Collected data entries
template <int KPW>
SGX_KERNEL_OCC(256, (KPW == 4 ? 3 : 5)) k_lk_trackN(SgxLkGeom g, SgxLkArgs A)
{
    constexpr int LPK = 64 / KPW, SPL = KPW;
    constexpr int TD = 36 * SGX_LK4_PITCH / 4 + 5;
    __shared__ uint32_t tiles[4 * KPW][TD];
    const int tid = (int)threadIdx.x, lane = tid & 63, wv = tid >> 6, row = lane / LPK, l16 = lane % LPK;
    int f, kb;
    sgx_lk_decode_block((int)blockIdx.x, A.batch, A.kblocks, f, kb);
    const int nkp = min(A.n[f], A.cap);
    if (kb * (4 * KPW) + wv * KPW >= nkp) return;
    const int kp = kb * (4 * KPW) + wv * KPW + row;
    const bool valid = kp < nkp;
    uint32_t *tile = tiles[wv * KPW + row];
    const uint8_t *tile8 = (const uint8_t *)tile;
    const int W = SGX_LK_WIN; const float half = 10.0f, FLT_SCALE = 1.f / (1 << 20);
    const float *kpt = (const float *)(A.keys + ((size_t)f * A.cap + (valid ? kp : 0)) * 28);
    const float kx = kpt[0], ky = kpt[1];
    const uint8_t *I0 = A.cur_img + (size_t)f * g.img_stride, *J0 = A.prev_img + (size_t)f * g.img_stride;
    int soff[SPL], srow[SPL], scol[SPL];
#pragma unroll
    for (int q = 0; q < SPL; q++) { const int si = min(l16 + LPK * q, 62); srow[q] = si / 3; scol[q] = (si - 3 * srow[q]) * 7; soff[q] = srow[q] * SGX_LK4_PITCH + scol[q]; }
    const bool idle3 = l16 == LPK - 1;
    float outx = 0.f, outy = 0.f; int status = 1;

    for (int level = g.nl - 1; level >= 0; level--) {
        const int w = g.w[level], h = g.h[level], pitch = g.pitch[level];
        const uint8_t *I = I0 + g.ioff[level], *J = J0 + g.ioff[level];
        const float sc = 1.0f / (float)(1 << level);
        float prevx = kx * sc, prevy = ky * sc, nextx, nexty;
        if (level == g.nl - 1) { nextx = prevx; nexty = prevy; } else { nextx = outx * 2.f; nexty = outy * 2.f; }
        outx = nextx; outy = nexty;
        prevx -= half; prevy -= half;
        const int ipx = sgx_floor_f(prevx), ipy = sgx_floor_f(prevy);
        bool act = valid;
        if (ipx < -W || ipx >= w || ipy < -W || ipy >= h) { if (level == 0) status = 0; act = false; }
        if (!__any(act)) continue;
        SgxLkWeights k = sgx_lk_weights(prevx - ipx, prevy - ipy);
        sgx_i16x2 W0 = sgx_as_i16x2((uint32_t)k.w00 | ((uint32_t)k.w01 << 16)), W1 = sgx_as_i16x2((uint32_t)k.w10 | ((uint32_t)k.w11 << 16));

        int ivb[SPL][7]; uint32_t ixy[SPL][7];
        int s11 = 0, s12 = 0, s22 = 0;
        {
            const bool direct = act && ipx >= 1 && ipx + 25 < w && ipy >= 1 && ipy + 22 < h;
            const bool whole = !__any(act && !(ipx >= 0 && ipx + W < w && ipy >= 0 && ipy + W < h));
            const int tx = ((ipx - 1) >> 2) << 2, ty = ipy - 1;
            if (__any(act && !direct)) {
                __builtin_amdgcn_fence(__ATOMIC_SEQ_CST, "wavefront"); __builtin_amdgcn_wave_barrier();
                if (act && !direct) sgx_lk_stage_row<28, LPK>(tile, I, w, h, pitch, tx, ty, l16);
                __builtin_amdgcn_fence(__ATOMIC_SEQ_CST, "wavefront"); __builtin_amdgcn_wave_barrier();
            }
#pragma unroll
            for (int q = 0; q < SPL; q++) {
                const int gy0 = ipy + srow[q], gx0 = ipx + scol[q];
                sgx_i16x2 P[4][5];
                if (direct) {
                    const uint8_t *gb = I + (size_t)(gy0 - 1) * pitch + (gx0 - 1);
#pragma unroll
                    for (int j = 0; j < 4; j++) {
                        uint32_t d[3];
                        __builtin_memcpy(d, gb + (size_t)j * pitch, 12);
                        P[j][0] = SGX_LK_PAIR(d[0], d[0], 0, 1); P[j][1] = SGX_LK_PAIR(d[0], d[0], 2, 3);
                        P[j][2] = SGX_LK_PAIR(d[1], d[1], 0, 1); P[j][3] = SGX_LK_PAIR(d[1], d[1], 2, 3);
                        P[j][4] = SGX_LK_PAIR(d[2], d[2], 0, 1);
                    }
                } else {
                    const uint8_t *tb = tile8 + soff[q] + (ipx - 1 - tx);
#pragma unroll
                    for (int j = 0; j < 4; j++) {
                        uint32_t d[3];
                        __builtin_memcpy(d, tb + j * SGX_LK4_PITCH, 12);
                        P[j][0] = SGX_LK_PAIR(d[0], d[0], 0, 1); P[j][1] = SGX_LK_PAIR(d[0], d[0], 2, 3);
                        P[j][2] = SGX_LK_PAIR(d[1], d[1], 0, 1); P[j][3] = SGX_LK_PAIR(d[1], d[1], 2, 3);
                        P[j][4] = SGX_LK_PAIR(d[2], d[2], 0, 1);
                    }
                }
                const bool on = act && !(q == SPL - 1 && idle3);
                const sgx_i16x2 Wq0 = on ? W0 : sgx_as_i16x2(0u), Wq1 = on ? W1 : sgx_as_i16x2(0u);
                sgx_lk_segment_setup(P, Wq0, Wq1, whole, gx0, gy0, w, h, ivb[q], ixy[q], s11, s12, s22);
                __builtin_amdgcn_sched_barrier(0);
            }
        }
        const float A11 = sgx_group_sum_f32<LPK>(s11) * FLT_SCALE, A12 = sgx_group_sum_f32<LPK>(s12) * FLT_SCALE, A22 = sgx_group_sum_f32<LPK>(s22) * FLT_SCALE;
        float D = A11 * A22 - A12 * A12;
        const float minEig = (A22 + A11 - sqrtf((A11 - A22) * (A11 - A22) + 4.f * A12 * A12)) / (float)(2 * W * W);
        if (act && (minEig < A.min_eig || D < FLT_EPSILON)) { if (level == 0) status = 0; act = false; }
        D = 1.f / D;
        nextx -= half; nexty -= half;
        float pdx = 0.f, pdy = 0.f;
        int ox = 0, oy = 0; bool staged = false;
        for (int j = 0; j < A.max_count; j++) {
            const int inx = sgx_floor_f(nextx), iny = sgx_floor_f(nexty);
            if (act && (inx < -W || inx >= w || iny < -W || iny >= h)) { if (level == 0) status = 0; act = false; }
            if (!__any(act)) break;
            k = sgx_lk_weights(nextx - inx, nexty - iny);
            W0 = sgx_as_i16x2((uint32_t)k.w00 | ((uint32_t)k.w01 << 16)); W1 = sgx_as_i16x2((uint32_t)k.w10 | ((uint32_t)k.w11 << 16));
            const bool need = act && (!staged || inx < ox || inx - ox > SGX_LK4_PITCH - 22 || iny < oy || iny - oy > 36 - 22);
            if (__any(need)) {
                __builtin_amdgcn_fence(__ATOMIC_SEQ_CST, "wavefront"); __builtin_amdgcn_wave_barrier();
                if (need) {
                    ox = ((inx - 3) >> 2) << 2; oy = iny - 7;
                    sgx_lk_stage_row<36, LPK>(tile, J, w, h, pitch, ox, oy, l16);
                    staged = true;
                }
                __builtin_amdgcn_fence(__ATOMIC_SEQ_CST, "wavefront"); __builtin_amdgcn_wave_barrier();
            }
            int sb1 = 0, sb2 = 0;
            if (act) {
                const uint8_t *tb0 = tile8 + (iny - oy) * SGX_LK4_PITCH + (inx - ox);
#pragma unroll
                for (int q = 0; q < SPL; q++) {
                    const uint8_t *tb = tb0 + soff[q];
                    uint32_t a[2], b[2];
                    __builtin_memcpy(a, tb, 8); __builtin_memcpy(b, tb + SGX_LK4_PITCH, 8);
#pragma unroll
                    for (int c = 0; c < 7; c++) {
                        const int diff = SGX_LK_DOT2(SGX_LK_PAIR(b[1], b[0], c, c + 1), W1, sgx_lk_dot2_keep(SGX_LK_PAIR(a[1], a[0], c, c + 1), W0, ivb[q][c])) >> 9;
                        sb1 = sgx_mad_lo16(diff, ixy[q][c], sb1); sb2 = sgx_mad_hi16(diff, ixy[q][c], sb2);
                    }
                }
            }
            const float b1 = sgx_group_sum_f32<LPK>(sb1) * FLT_SCALE, b2 = sgx_group_sum_f32<LPK>(sb2) * FLT_SCALE;
            if (act) {
                const float dx = (A12 * b2 - A22 * b1) * D, dy = (A12 * b1 - A11 * b2) * D;
                nextx += dx; nexty += dy;
                outx = nextx + half; outy = nexty + half;
                const float f2 = dx * dx + dy * dy, e2f = (float)A.eps2;
                bool conv = f2 <= e2f;
                if (__any(fabsf(f2 - e2f) <= 1e-5f * e2f)) { asm volatile("" ::: "memory"); conv = (double)dx * dx + (double)dy * dy <= A.eps2; }
                if (conv) act = false;
                else if (j > 0 && fabsf(dx + pdx) <= 0.01f && fabsf(dy + pdy) <= 0.01f) { outx -= dx * 0.5f; outy -= dy * 0.5f; act = false; }
                pdx = dx; pdy = dy;
            }
        }
        if (valid && status && level == 0) {
            const int qx = sgx_floor_f(outx - half), qy = sgx_floor_f(outy - half);
            if (qx < -W || qx >= w || qy < -W || qy >= h) status = 0;
        }
    }
    if (l16 == 0 && valid) {
        A.prev_xy[2 * ((size_t)f * A.cap + kp)] = outx; A.prev_xy[2 * ((size_t)f * A.cap + kp) + 1] = outy;
        if (A.status) A.status[(size_t)f * A.cap + kp] = (uint8_t)status;
    }
}
#else
template <int KPW>
SGX_KERNEL(256) k_lk_trackN(SgxLkGeom g, SgxLkArgs A)
{
    SGX_THREADS_BEGIN(tid)
    int f, kb;
    sgx_lk_decode_block((int)blockIdx.x, A.batch, A.kblocks, f, kb);
    const int kp = kb * (4 * KPW) + tid / (64 / KPW);
    if (tid % (64 / KPW) == 0 && kp < A.n[f] && kp < A.cap) {
        const float *kpt = (const float *)(A.keys + ((size_t)f * A.cap + kp) * 28);
        float ox, oy; uint8_t st;
        sgx_lk_track_point(g, A.cur_img + (size_t)f * g.img_stride, A.prev_img + (size_t)f * g.img_stride, kpt[0], kpt[1], A.max_count, A.eps2, A.min_eig, &ox, &oy, &st);
        A.prev_xy[2 * ((size_t)f * A.cap + kp)] = ox; A.prev_xy[2 * ((size_t)f * A.cap + kp) + 1] = oy;
        if (A.status) A.status[(size_t)f * A.cap + kp] = st;
    }
    SGX_THREADS_END
}
#endif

■ EXERCISE REQUIREMENTS
What do the lines above say from the one containing "const uint8_t *tb0" down to the one containing "bool conv = f2 <= e2f;"? Return them exactly, both end lines included, and only them.

■ WRITTEN RESPONSE
                const uint8_t *tb0 = tile8 + (iny - oy) * SGX_LK4_PITCH + (inx - ox);
#pragma unroll
                for (int q = 0; q < SPL; q++) {
                    const uint8_t *tb = tb0 + soff[q];
                    uint32_t a[2], b[2];
                    __builtin_memcpy(a, tb, 8); __builtin_memcpy(b, tb + SGX_LK4_PITCH, 8);
#pragma unroll
                    for (int c = 0; c < 7; c++) {
                        const int diff = SGX_LK_DOT2(SGX_LK_PAIR(b[1], b[0], c, c + 1), W1, sgx_lk_dot2_keep(SGX_LK_PAIR(a[1], a[0], c, c + 1), W0, ivb[q][c])) >> 9;
                        sb1 = sgx_mad_lo16(diff, ixy[q][c], sb1); sb2 = sgx_mad_hi16(diff, ixy[q][c], sb2);
                    }
                }
            }
            const float b1 = sgx_group_sum_f32<LPK>(sb1) * FLT_SCALE, b2 = sgx_group_sum_f32<LPK>(sb2) * FLT_SCALE;
            if (act) {
                const float dx = (A12 * b2 - A22 * b1) * D, dy = (A12 * b1 - A11 * b2) * D;
                nextx += dx; nexty += dy;
                outx = nextx + half; outy = nexty + half;
                const float f2 = dx * dx + dy * dy, e2f = (float)A.eps2;
                bool conv = f2 <= e2f;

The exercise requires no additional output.